## Files before the change

### dense2sparse-vit_amd/csrc/attention_f32.hip

```cpp
#include "d2s_common.h"

namespace {

#ifdef D2S_ATTN_STAMPS
__device__ unsigned long long g_attn_stamps[16 * 8192];
#define ASTAMP(i) if (threadIdx.x == 0) { const int L_ = blockIdx.y * gridDim.x + blockIdx.x; if (L_ < 8192) g_attn_stamps[16 * L_ + (i)] = __builtin_amdgcn_s_memtime(); }
#define ASTAMPR(i) if (threadIdx.x == 0) { const int L_ = blockIdx.y * gridDim.x + blockIdx.x; if (L_ < 8192) g_attn_stamps[16 * L_ + (i)] = __builtin_amdgcn_s_memrealtime(); }
#else
#define ASTAMP(i)
#define ASTAMPR(i)
#endif

constexpr int DH = 64;
constexpr int PITCH = 68;

__device__ __forceinline__ void load_rows_regs(const float* __restrict__ base, long ld, int row, int nrows, int half,
                                               float scale, f32x4 (&r)[8]) {
    if (row < nrows) {
        const float* p = base + (long)row * ld + 4 * half;
#pragma unroll
        for (int t = 0; t < 8; ++t) {
            r[t] = *reinterpret_cast<const f32x4*>(p + 8 * t);
#pragma unroll
            for (int j = 0; j < 4; ++j) r[t][j] *= scale;
        }
    } else {
#pragma unroll
        for (int t = 0; t < 8; ++t) r[t] = f32x4{0.f, 0.f, 0.f, 0.f};
    }
}

__device__ __forceinline__ void tile_load(const float* __restrict__ base, long ld, int row0, int nrows, int tid, f32x4 (&r)[2]) {
#pragma unroll
    for (int i = 0; i < 2; ++i) {
        const int f = tid + i * 256, row = row0 + (f >> 4), d4 = (f & 15) * 4;
        r[i] = row < nrows ? *reinterpret_cast<const f32x4*>(base + (long)row * ld + d4) : f32x4{0.f, 0.f, 0.f, 0.f};
    }
}
__device__ __forceinline__ void tile_store(float* __restrict__ S, int tid, const f32x4 (&r)[2]) {
#pragma unroll
    for (int i = 0; i < 2; ++i) {
        const int f = tid + i * 256;
        *reinterpret_cast<f32x4*>(&S[(f >> 4) * PITCH + (f & 15) * 4]) = r[i];
    }
}

__device__ __forceinline__ void mma_lds_reg(const float* __restrict__ S, int l31, int half, const f32x4 (&y)[8], f32x16& acc) {
#pragma unroll
    for (int t = 0; t < 8; ++t) {
        const f32x4 a = *reinterpret_cast<const f32x4*>(&S[l31 * PITCH + 8 * t + 4 * half]);
#pragma unroll
        for (int j = 0; j < 4; ++j) acc = mfma32(a[j], y[t][j], acc);
    }
}
__device__ __forceinline__ void mma_reg_lds(const f32x16& p, const float* __restrict__ S, int l31, int half, f32x16 (&o)[2],
                                            int groups = 4) {
#pragma unroll
    for (int g = 0; g < 4; ++g) {
        if (g < groups) {
#pragma unroll
            for (int r = 4 * g; r < 4 * g + 4; ++r) {
                const float* row = &S[mfma32_row(r, half) * PITCH];
                o[0] = mfma32(p[r], row[l31], o[0]);
                o[1] = mfma32(p[r], row[32 + l31], o[1]);
            }
        }
    }
}

__device__ __forceinline__ void mma_lds_reg_t(const f32x16& p, const float* __restrict__ S, int l31, int half, f32x16 (&o)[2],
                                              int groups = 4) {
#pragma unroll
    for (int g = 0; g < 4; ++g) {
        if (g < groups) {
#pragma unroll
            for (int r = 4 * g; r < 4 * g + 4; ++r) {
                const float* row = &S[mfma32_row(r, half) * PITCH];
                o[0] = mfma32(row[l31], p[r], o[0]);
                o[1] = mfma32(row[32 + l31], p[r], o[1]);
            }
        }
    }
}

struct AttnFwdArgs {
    const float* qkv; float* out; float* lse; float* cls_row;
    const float* policy; float* cinv; const int* cu;
    int n, H; float scale, eps; int total;
};

template <bool POLICY, bool VARLEN>
__global__ __launch_bounds__(256, 3) void attn_fwd_kernel(AttnFwdArgs a) {
    __shared__ __attribute__((aligned(16))) float Ks[32 * PITCH];
    __shared__ __attribute__((aligned(16))) float Vs[32 * PITCH];
    __shared__ float pol_s[32];
    __shared__ __attribute__((aligned(16))) float vred[POLICY ? 16 * 64 : 4];
    __shared__ float vsum_s[64];
    extern __shared__ __attribute__((aligned(16))) float cls_s[];
    const int tid = threadIdx.x, lane = tid & 63, wave = tid >> 6, half = lane >> 5, l31 = lane & 31;
    const int H = a.H;
    ASTAMP(0); ASTAMPR(8);
    int bx, by;
    xcd_remap_2d(bx, by);
    const int b = by / H, h = by % H;
    const long ld = 3L * H * DH;
    const int row_base = VARLEN ? a.cu[b] : 0;
    const int n = VARLEN ? a.cu[b + 1] - row_base : a.n;
    if (VARLEN && bx * 128 >= n) return;
    const long tok0 = VARLEN ? (long)row_base : (long)b * n;
    const float* qb = a.qkv + tok0 * ld + h * DH;
    const float* kb = qb + (long)H * DH;
    const float* vb = kb + (long)H * DH;
    const float* polb = POLICY ? a.policy + (long)b * n : nullptr;
    const float scale = a.scale;
    const int q0 = bx * 128 + wave * 32;
    const bool active = q0 < n;
    const bool want_cls = a.cls_row != nullptr && bx == 0 && wave == 0;
    const int qi = q0 + l31;

    f32x4 qreg[8];
    load_rows_regs(qb, ld, qi, n, half, scale, qreg);

    f32x16 o[2];
#pragma unroll
    for (int r = 0; r < 16; ++r) { o[0][r] = 0.f; o[1][r] = 0.f; }
    float m_run = -INFINITY, l_run = 0.f;
    f32x4 vacc = {0.f, 0.f, 0.f, 0.f};

    const int ntiles = (n + 31) / 32;
    f32x4 kr[2], vr[2];
    float pr = 0.f;
    tile_load(kb, ld, 0, n, tid, kr);
    tile_load(vb, ld, 0, n, tid, vr);
    if (POLICY && tid < 32) pr = tid < n ? polb[tid] : 0.f;
    for (int t = 0; t < ntiles; ++t) {
        __syncthreads();
        tile_store(Ks, tid, kr);
        tile_store(Vs, tid, vr);
        if (POLICY) {
            if (tid < 32) pol_s[tid] = pr;
            vacc += vr[0];
            vacc += vr[1];
        }
        __syncthreads();
        if (t == 0) { ASTAMP(1); }
        if (t == 1) { ASTAMP(2); }
        if (t == 2) { ASTAMP(3); }
        if (t + 1 < ntiles) {
            tile_load(kb, ld, (t + 1) * 32, n, tid, kr);
            tile_load(vb, ld, (t + 1) * 32, n, tid, vr);
            if (POLICY && tid < 32) { const int kj = (t + 1) * 32 + tid; pr = kj < n ? polb[kj] : 0.f; }
        }
        if (!active) continue;
        f32x16 s;
#pragma unroll
        for (int r = 0; r < 16; ++r) s[r] = 0.f;
        mma_lds_reg(Ks, l31, half, qreg, s);
        const int kv0 = t * 32;
        float mt = -INFINITY;
#pragma unroll
        for (int r = 0; r < 16; ++r) {
            if (kv0 + mfma32_row(r, half) >= n) s[r] = -INFINITY;
            mt = fmaxf(mt, s[r]);
        }
        if (want_cls && l31 == 0) {
#pragma unroll
            for (int r = 0; r < 16; ++r) {
                const int key = kv0 + mfma32_row(r, half);
                if (key < n) cls_s[key] = s[r];
            }
        }
        mt = fmaxf(mt, __shfl_xor(mt, 32, 64));
        const float m_new = fmaxf(m_run, mt);
        const float alpha = __expf(m_run - m_new);
        float rs = 0.f;
#pragma unroll
        for (int r = 0; r < 16; ++r) {
            s[r] = __expf(s[r] - m_new);
            if (POLICY) {
                const int kr_ = mfma32_row(r, half);
                s[r] *= (kv0 + kr_ == qi) ? 1.f : pol_s[kr_];
            }
            rs += s[r];
        }
        rs += __shfl_xor(rs, 32, 64);
        l_run = l_run * alpha + rs;
        m_run = m_new;
#pragma unroll
        for (int r = 0; r < 16; ++r) {
            o[0][r] *= alpha;
            o[1][r] *= alpha;
        }
        mma_lds_reg_t(s, Vs, l31, half, o, min(4, (n - kv0 + 7) >> 3));
    }
    ASTAMP(4);
    const float c = POLICY ? a.eps / (float)n : 0.f;
    if (POLICY) {
        *reinterpret_cast<f32x4*>(&vred[(tid >> 4) * 64 + (tid & 15) * 4]) = vacc;
        __syncthreads();
        if (tid < 64) {
            float t = 0.f;
#pragma unroll
            for (int g = 0; g < 16; ++g) t += vred[g * 64 + tid];
            vsum_s[tid] = t * c;
        }
        __syncthreads();
    }
    if (!active) return;
    const float inv_l = 1.0f / (POLICY ? l_run + a.eps : l_run);
    if (qi < n) {
        float* p = a.out + (tok0 + qi) * H * DH + h * DH;
#pragma unroll
        for (int dt = 0; dt < 2; ++dt)
#pragma unroll
            for (int g = 0; g < 4; ++g) {
                f32x4 v;
#pragma unroll
                for (int j = 0; j < 4; ++j) {
                    float num = o[dt][4 * g + j];
                    if (POLICY) num += vsum_s[32 * dt + 8 * g + 4 * half + j];
                    v[j] = num * inv_l;
                }
                *reinterpret_cast<f32x4*>(p + 32 * dt + 8 * g + 4 * half) = v;
            }
    }
    const long stat0 = VARLEN ? (long)h * a.total + row_base : ((long)b * H + h) * n;
    if (half == 0 && qi < n) {
        if (a.lse) a.lse[stat0 + qi] = m_run + logf(POLICY ? l_run + a.eps : l_run);
        if (POLICY && a.cinv) a.cinv[stat0 + qi] = c * inv_l;
    }
    if (want_cls) {
        const float m0 = __shfl(m_run, 0, 64), il0 = __shfl(inv_l, 0, 64);
        float* cr = a.cls_row + stat0;
        for (int j = lane; j < n; j += 64) {
            float e = expf(cls_s[j] - m0);
            if (POLICY) e = e * (j == 0 ? 1.f : polb[j]) + c;
            cr[j] = e * il0;
        }
    }
    ASTAMP(5); ASTAMPR(9);
}
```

========

● **TASK REQUIREMENTS**:
Pull every line containing the word "active" out of the listing.

● **YOUR SOLUTION**:
    const bool active = q0 < n;
        if (!active) continue;
    if (!active) return;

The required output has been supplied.